This article originally appeared on Cyber Tales
We have seen in a previous post what are the common misconceptions in big data analytics, and how relevant it is starting looking at data with a goal in mind.
Even if I personally believe that posing the right question is 50% of what a good data scientist should do, there are alternative approaches that can be implemented. The main one that is often suggested, in particular from non-technical professionals, is the “let the data speak” approach: a sort of magic random data discovery that should spot valuable insights that a human analyst does not notice.
Well, the reality is that this a highly inefficient method: (random) data mining it is resource consuming and potentially value-destructive. The main reasons why data mining is often ineffective is that it is undertaken without any rationale, and this leads to common mistakes such as false positives; over-fitting; neglected spurious relations; sampling biases; causation-correlation reversal; wrong variables inclusion; or eventually model selection (Doornik and Hendry, 2015; Harford, 2014). We should especially pay specific attention to the causation-correlation problem, since observational data only take into account the second aspect. However, according to Varian (2013) the problem can be easily solved through experimentations.
Hence, I think that a hybrid approach is necessary. An intelligent data discovery process and exploratory analysis are valuable at the beginning to correctly frame the questions (“we don’t know what we don’t know” – Carter, 2011). Then, the question has to be addressed from several perspectives and using different methods, which sometimes may even bring some unexpected conclusion.
More formally, and in a similar fashion to Doornik and Hendry (2015), I think there are few relevant steps for analyzing the relationships in huge datasets. The problem formulation, obtained leveraging theoretical and practical considerations, tries to spot what relationships deserves to be deepened further. The identification step instead tries to include all the relevant variables and the effects to be accounted for, through both the (strictest) statistical methods as well as non-quantitative criteria, and verifies the quality and validity of available data. In the analytical step, all the possible models have to be dynamically and consistently tested with unbiased procedures, and the insights reached through the data interpretation have to be fed backward to improve (and maybe redesign) the problem formulation (Hendry and Doornik, 2014).
Those aspects can be incorporated into a lean approach, in order to reduce the time, effort, and costs associated with data collection, analysis, technological improvements, and ex-post measuring. The relevance of the framework lies in avoiding the extreme opposite situations, namely collecting all or no data at all. The next figure illustrates key steps towards this lean approach to big data: first of all, business processes have to be identified, as well as the analytical framework that should be used.

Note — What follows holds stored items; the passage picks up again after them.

__global__ void zero_chan_sums_kernel(double *out) { out[threadIdx.x] = 0.0; }

__global__ void conv_pack_fwd_kernel(const float *w, __bf16 *out) {
    const int i = blockIdx.x * blockDim.x + threadIdx.x;
    if (i >= KSTEPS * 64 * 8) return;
    const int j = i & 7, l = (i >> 3) & 63, s = i >> 9;
    const int k = 16 * s + 8 * (l >> 5) + j, co = l & 31;
    const int tap = k / CH, ci = k % CH, kt = tap / KS, kf = tap % KS;
    out[i] = (__bf16)w[((co * CH + ci) * KS + kt) * KS + kf];
}

#ifdef CONV_STAMPS
#define STAMP(k) do { if (p.stamps && blockIdx.x == 7 && lane == 0 && nst < 64) { p.stamps[(wave * 64 + nst) * 8 + (k)] = (long long)__builtin_amdgcn_s_memtime(); } } while (0)
#else
#define STAMP(k) do { } while (0)
#endif

struct ConvFwdParams {
    long long *stamps;
    const __bf16 *x;
    const __bf16 *wpack;
    __bf16 *y;
    float *stats;
    int B, H, W, Ho, Wo, R;
    int pitch;
};

constexpr int FWD_NT = 2, FWD_PIX = 2 * FWD_NT * 32, FWD_AD = 3;
constexpr int FWD_MAXQ = 15;

// ... 128 lines not shown
                f32x4 v = {c[4 * g], c[4 * g + 1], c[4 * g + 2], c[4 * g + 3]};
                v = KH == 0 ? v + o[g] : o[g] + v;
                bf16x4 o4 = {(__bf16)v[0], (__bf16)v[1], (__bf16)v[2], (__bf16)v[3]};
                *reinterpret_cast<bf16x4 *>(take + wr_off + (((unsigned)g ^ wr_swz) << 4)) = o4;
            }
        }
        asm volatile("" ::: "memory");
        STAMP(6);
        if (item + (int)gridDim.x < nitems) stage(item + gridDim.x, ln);
        const int rows_here = (p.Ho - ho0) < R ? (p.Ho - ho0) : R;
        const int nvalid = rows_here * Wo - 32 * tile;
        if (p.stats) {
            const unsigned ch = (unsigned)ln & 31u;
            const unsigned p0 = (unsigned)(ln >> 5) * 16u;
            float ssum = 0.f, qsum = 0.f;
#pragma unroll
            for (int k = 0; k < 16; ++k) {
                const unsigned pp = p0 + (unsigned)k;
                const unsigned short raw = *reinterpret_cast<const unsigned short *>(
                    take + pp * 64u + ((((ch >> 3) ^ (pp >> 2)) & 3u) << 4) + (ch & 7u) * 2u);
                const float v = (int)pp < nvalid ? __uint_as_float((unsigned)raw << 16) : 0.f;
                ssum += v;
                qsum += v * v;
                if ((k & 3) == 3) asm volatile("" ::: "memory");
            }
            run[ln] += ssum;
            run[64 + ln] += qsum;
        }
        asm volatile("" ::: "memory");
        STAMP(7);
        {
            const char *ybase = reinterpret_cast<const char *>(p.y) + ((size_t)b * p.Ho + ho0) * Wo * 64;
            u32x4 v[2];
#pragma unroll
            for (int it = 0; it < 2; ++it) {
                const unsigned e = (unsigned)(ln + 64 * it);
                v[it] = *reinterpret_cast<const u32x4 *>(take + ((e ^ ((e >> 4) & 3u)) << 4));
            }
#pragma unroll
            for (int it = 0; it < 2; ++it)
                conv_store16(ybase, (unsigned)(rows_here * Wo * 64), v[it], (unsigned)(2048 * tile + 16 * (ln + 64 * it)));
        }
    }
    if (p.stats) {
        const int ln = threadIdx.x & 63;
        const float a0 = run[ln & 31] + run[32 + (ln & 31)], a1 = run[64 + (ln & 31)] + run[96 + (ln & 31)];
        p.stats[((size_t)blockIdx.x * 4 + wave) * 64 + ln] = ln < 32 ? a0 : a1;
    }
}

template <int SH>
__global__ __launch_bounds__(256, 2) void conv7x7c32_fwd_kernel(ConvFwdParams p) {
    extern __shared__ char smem[];
    const int lane = threadIdx.x & 63;
    const int wave = __builtin_amdgcn_readfirstlane(threadIdx.x >> 6);
    if ((wave & 1) == 0) conv_fwd_wave<SH, 0>(p, smem, lane, wave);
    else conv_fwd_wave<SH, 1>(p, smem, lane, wave);
}


__global__ void conv_pack_dgrad_kernel(const float *w, __bf16 *out) {
    const int i = blockIdx.x * blockDim.x + threadIdx.x;
    if (i >= KSTEPS * 64 * 8) return;
    const int jj = i & 7, l = (i >> 3) & 63, s = i >> 9;
    const int r = s < 42 ? 0 : (s < 70 ? 1 : 2);
    const int sl = s - (r == 0 ? 0 : (r == 1 ? 42 : 70));
    const int j = sl / 14, rem = sl % 14, kf = rem >> 1, cp = rem & 1;
    const int co = cp * 16 + 8 * (l >> 5) + jj, ci = l & 31, kt = r + 3 * j;
    out[i] = (__bf16)w[((co * CH + ci) * KS + kt) * KS + kf];
}

struct ConvDgradParams {
    long long *stamps;
    const __bf16 *dy;
    const __bf16 *wpack;
    __bf16 *dx;
    int B, H, W, Ho, Wo, Rq;
    int pitch;
    int flip;
};

constexpr int DG_NT = 6, DG_PIX = DG_NT * 32, DG_AD = 2;

template <int NS, int S0>
__device__ __forceinline__ void conv_dgrad_part(const char *img, const unsigned (&pixbase)[DG_NT], int pitch,
                                                const bf16x8 (&bf)[28], f32x16 (&acc)[DG_NT]) {
    constexpr int N = NS * DG_NT;
    auto frag = [&](int idx) {
        const int s = idx / DG_NT, i = idx % DG_NT;
        const int sl = S0 + s;
        const int j = sl / 14, rem = sl % 14, kf = rem >> 1, cp = rem & 1;
        const unsigned off = (unsigned)((2 - j) * pitch + (6 - kf) * PIX + cp * 32);
        return *reinterpret_cast<const bf16x8 *>(img + pixbase[i] + off);
    };
    bf16x8 a[DG_AD];
#pragma unroll
    for (int d = 0; d < DG_AD; ++d) a[d] = frag(d);
#pragma unroll
    for (int idx = 0; idx < N; ++idx) {
        acc[idx % DG_NT] = __builtin_amdgcn_mfma_f32_32x32x16_bf16(bf[idx / DG_NT], a[idx % DG_AD],
                                                                   idx < DG_NT ? f32x16{} : acc[idx % DG_NT], 0, 0, 0);
        if (idx + DG_AD < N) a[idx % DG_AD] = frag(idx + DG_AD);
    }
#pragma unroll
    for (int d = 0; d < DG_AD; ++d) __builtin_amdgcn_sched_group_barrier(0x100, 1, 0);
#pragma unroll
    for (int idx = 0; idx < N; ++idx) {
        __builtin_amdgcn_sched_group_barrier(0x008, 1, 0);
        if (idx + DG_AD < N) __builtin_amdgcn_sched_group_barrier(0x100, 1, 0);
    }
}

template <int ROLE>
__device__ __forceinline__ void conv_dgrad_wave(const ConvDgradParams &p, char *smem, int lane, int wave) {
    constexpr int NS = ROLE < 2 ? 21 : 28;
    constexpr int FIRST = ROLE == 0 ? 0 : (ROLE == 1 ? 21 : (ROLE == 2 ? 42 : 70));
    constexpr int R = ROLE < 2 ? 0 : ROLE - 1;
    constexpr int HT = DG_NT / 2;
    constexpr int NT = ROLE < 2 ? HT : DG_NT, T0 = ROLE == 1 ? HT : 0;
    constexpr int GIVE0 = ROLE == 0 ? HT : 0;
    constexpr int SLOTS = 14;
    const int W = p.W, Wo = p.Wo, Rq = p.Rq;
    const unsigned img_bytes = (unsigned)(Rq + 2) * (unsigned)p.pitch;
    bf16x8 bf[28];
    {
        const bf16x8 *src = reinterpret_cast<const bf16x8 *>(p.wpack) + (size_t)FIRST * 64 + lane;
#pragma unroll
        for (int s = 0; s < NS; ++s) bf[s] = src[(size_t)s * 64];
    }
    unsigned tab[SLOTS];
    if (ROLE < 2) {
#pragma unroll
        for (int kk = 0; kk < SLOTS; ++kk) {
            const unsigned beta = (unsigned)(SLOTS * ROLE + kk) * 1024u + (unsigned)lane * 16u;
            const unsigned row = beta / (unsigned)p.pitch, rem = beta - row * (unsigned)p.pitch;
            const unsigned col = (rem * 52429u) >> 22, within = rem - col * 80u;
            const int wo = (int)col - 6;
            const bool ok = beta < img_bytes && within < 64u && wo >= 0 && wo < Wo;
            tab[kk] = ok ? (row * (unsigned)Wo + (unsigned)wo) * 64u + within : 0xC0000000u;
        }
    }
    unsigned pixbase[DG_NT];
    const int npix = Rq * W;
#pragma unroll
    for (int i = 0; i < DG_NT; ++i) {
        int m = 32 * i + (lane & 31);
        if (m >= npix) m = npix - 1;
        const int q = m / W, w = m - q * W;
        pixbase[i] = (unsigned)(q * p.pitch + w * PIX + (lane >> 5) * 16);
    }
    const int nq = (p.H + 2) / 3;
    const int tiles = (nq + Rq - 1) / Rq, nitems = tiles * p.B;
    const int nslots = (int)((img_bytes + 1023u) / 1024u);
    constexpr int HALF = HT * 4 * 64 * 16;
    char *epi = smem + nslots * 1024;
    char *part_out = epi + (ROLE == 0 ? 0 : HALF);
    char *part_in = epi + (ROLE == 0 ? HALF : 0);
    char *ocls = ROLE == 0 ? epi + HALF : ROLE == 1 ? epi - T0 * 2048 : epi + 2 * HALF + (R - 1) * DG_PIX * 64;
    const unsigned img_lds = conv_lds_addr(smem);
    const unsigned item_bytes = (unsigned)(p.Ho * Wo * 64);
    auto stage = [&](int it) {
        const int b = it / tiles, q0 = (it - b * tiles) * Rq;
        const rsrc_words yR = conv_raw_rsrc(reinterpret_cast<const char *>(p.dy) + (size_t)b * item_bytes, item_bytes);
        const unsigned base = (unsigned)((q0 - 2) * Wo * 64);
#pragma unroll
        for (int kk = 0; kk < SLOTS; ++kk)
            if (SLOTS * ROLE + kk < nslots)
                conv_dma16(yR, (unsigned)__builtin_amdgcn_readfirstlane((int)(img_lds + (SLOTS * ROLE + kk) * 1024u)),
                           tab[kk] + base, 0u);
    };
    if (ROLE < 2 && (int)blockIdx.x < nitems) stage(blockIdx.x);
    const unsigned wr_base = (unsigned)((lane & 31) * 64 + ((lane >> 5) << 3));
    const unsigned wr_swz = (unsigned)((lane >> 2) & 3);
    const unsigned qmagic = 65536u / (unsigned)W + 1u;
    const int cls_chunks = Rq * W * 4;
    int nst = 0;
    for (int item = blockIdx.x; item < nitems; item += gridDim.x, ++nst) {
        const int b = item / tiles, q0 = (item - b * tiles) * Rq;
        STAMP(0);
        if (ROLE < 2) asm volatile("s_waitcnt vmcnt(0)" ::: "memory");
        __syncthreads();
        f32x16 acc[DG_NT];
        STAMP(1);
        conv_dgrad_part<NS, ROLE == 1 ? 21 : 0>(smem, pixbase, p.pitch, bf, acc);
        STAMP(2);
        if (ROLE < 2) {
#pragma unroll
            for (int i = 0; i < HT; ++i)
#pragma unroll
                for (int g = 0; g < 4; ++g) {
                    const f32x16 &c = acc[GIVE0 + i];
                    *reinterpret_cast<f32x4 *>(part_out + ((i * 4 + g) * 64 + lane) * 16) =
                        f32x4{c[4 * g], c[4 * g + 1], c[4 * g + 2], c[4 * g + 3]};
                }
        }
        STAMP(3);
        __syncthreads();
        STAMP(4);
        if (ROLE < 2 && item + (int)gridDim.x < nitems) stage(item + gridDim.x);
        {
            constexpr int E = NT * 4, RD = ROLE < 2 ? E / 2 : E;
#pragma unroll
            for (int e0 = 0; e0 < E; e0 += RD) {
                f32x4 o[ROLE < 2 ? RD : 1];
                if (ROLE < 2) {
#pragma unroll
                    for (int k = 0; k < RD; ++k)
                        o[k] = *reinterpret_cast<const f32x4 *>(part_in + ((e0 + k) * 64 + lane) * 16);
                    asm volatile("s_waitcnt lgkmcnt(0)" ::: "memory");
                }
#pragma unroll
                for (int k = 0; k < RD; ++k) {
                    const int i = (e0 + k) / 4, g = (e0 + k) % 4;
                    const f32x16 &c = acc[T0 + i];
                    f32x4 v = {c[4 * g], c[4 * g + 1], c[4 * g + 2], c[4 * g + 3]};
                    if (ROLE < 2) v += o[k];
                    bf16x4 o4 = {(__bf16)v[0], (__bf16)v[1], (__bf16)v[2], (__bf16)v[3]};
                    *reinterpret_cast<bf16x4 *>(ocls + (T0 + i) * 2048 + wr_base + (((unsigned)g ^ wr_swz) << 4)) = o4;
                }
            }
        }
        STAMP(5);
        {
            char *xb = reinterpret_cast<char *>(p.dx) + ((size_t)b * p.H + 3 * q0 + R) * W * 64;
            const int qlim = (p.H - R + 2) / 3 - q0;
            int e0 = T0 * 128 + lane;
            asm volatile("" : "+v"(e0));
#pragma unroll
            for (int rd = 0; rd < NT * 2; rd += 6) {
                u32x4 v[6];
#pragma unroll
                for (int it = 0; it < 6; ++it) {
                    const unsigned e = (unsigned)(e0 + 64 * (rd + it)), m = e >> 2;
                    v[it] = *reinterpret_cast<const u32x4 *>(ocls + ((e ^ ((m >> 2) & 3u)) << 4));
                }
#pragma unroll
                for (int it = 0; it < 6; ++it) {
                    const unsigned e = (unsigned)(e0 + 64 * (rd + it)), m = e >> 2, q = (m * qmagic) >> 16;
                    if ((int)e < cls_chunks && (int)q < qlim)
                        *reinterpret_cast<u32x4 *>(xb + (size_t)(e * 16u + q * (unsigned)(2 * W * 64))) = v[it];
                }
            }
        }
        STAMP(6); STAMP(7);
    }
}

These two consecutive stages (business process definition and analytical framework identification) have a feedback loop, and the same is also true for the analytical framework identification and the dataset construction. This phase has to consider all the types of data, namely data at rest (static and inactively stored in a database); at motion (inconstantly stored in temporary memory); and in use (constantly updated and store in database).
The modeling step embeds the validation as well, while the process ends with the scalability implementation and the measurement. A feedback mechanism should prevent an internal stasis, feeding the business process with the outcomes of the analysis instead of improving continuously the model without any business response.
This approach is important because it highlights a basic aspect of big data innovation. Even if big data analytics is implemented with the idea of reducing world complexity, it actually provides multiple solutions to the same problem, and some of these solutions force us to rethink the question we posed in a first place.
All these considerations are valid both for personal project and companies’ data management. Working in a corporate context requires also further precautions, such as the creation of a solid internal data analytics procedure.
Data need to be consistently aggregated from different sources of information, and integrated with other systems and platforms; common reporting standards should be created – the so-called master copy – and any information should be validated to assess accuracy and completeness. Having a solid internal data management, together with a well-designed golden record, helps to solve the huge issue of stratified entrance: dysfunctional datasets resulting from different people augmenting the dataset at different moments or across different layers.
All the information here presented are not one-size-fits-all solutions, and should be carefully adapted to different situations, teams, and companies, but are in my opinion a good starting point to ponder over big data processes.
Carter, P. (2011). “Big data analytics: Future architectures, Skills and roadmaps for the CIO”. IDC White Paper. Retrieved from http://www.sas.com/resources/asset/BigDataAnalytics-FutureArchitectures-Skills-RoadmapsfortheCIO.pdf.
Doornik, J. A., & Hendry, D. F. (2015). “Statistical model selection with big data”. Cogent Economics & Finance, 3, 1045216.
Harford, T. (2014). “Big data: Are we making a big mistake?” Financial Times. Retrieved from http://www.ft.com/cms/s/2/21a6e7d8-b479-11e3-a09a-00144feabdc0.html#ixzz2xcdlP1zZ.
Hendry, D. F., & Doornik, J. A. (2014). Empirical model discovery and theory evaluation. Cambridge, Mass.: MIT Press.
Varian, H. (2013). “Beyond big data”. NABE annual meeting. San Francisco, CA, September 10th, 2013.
Note: the above is an adapted excerpt from the forthcoming book “Big Data Analytics: A Management Perspective” (Springer, 2016).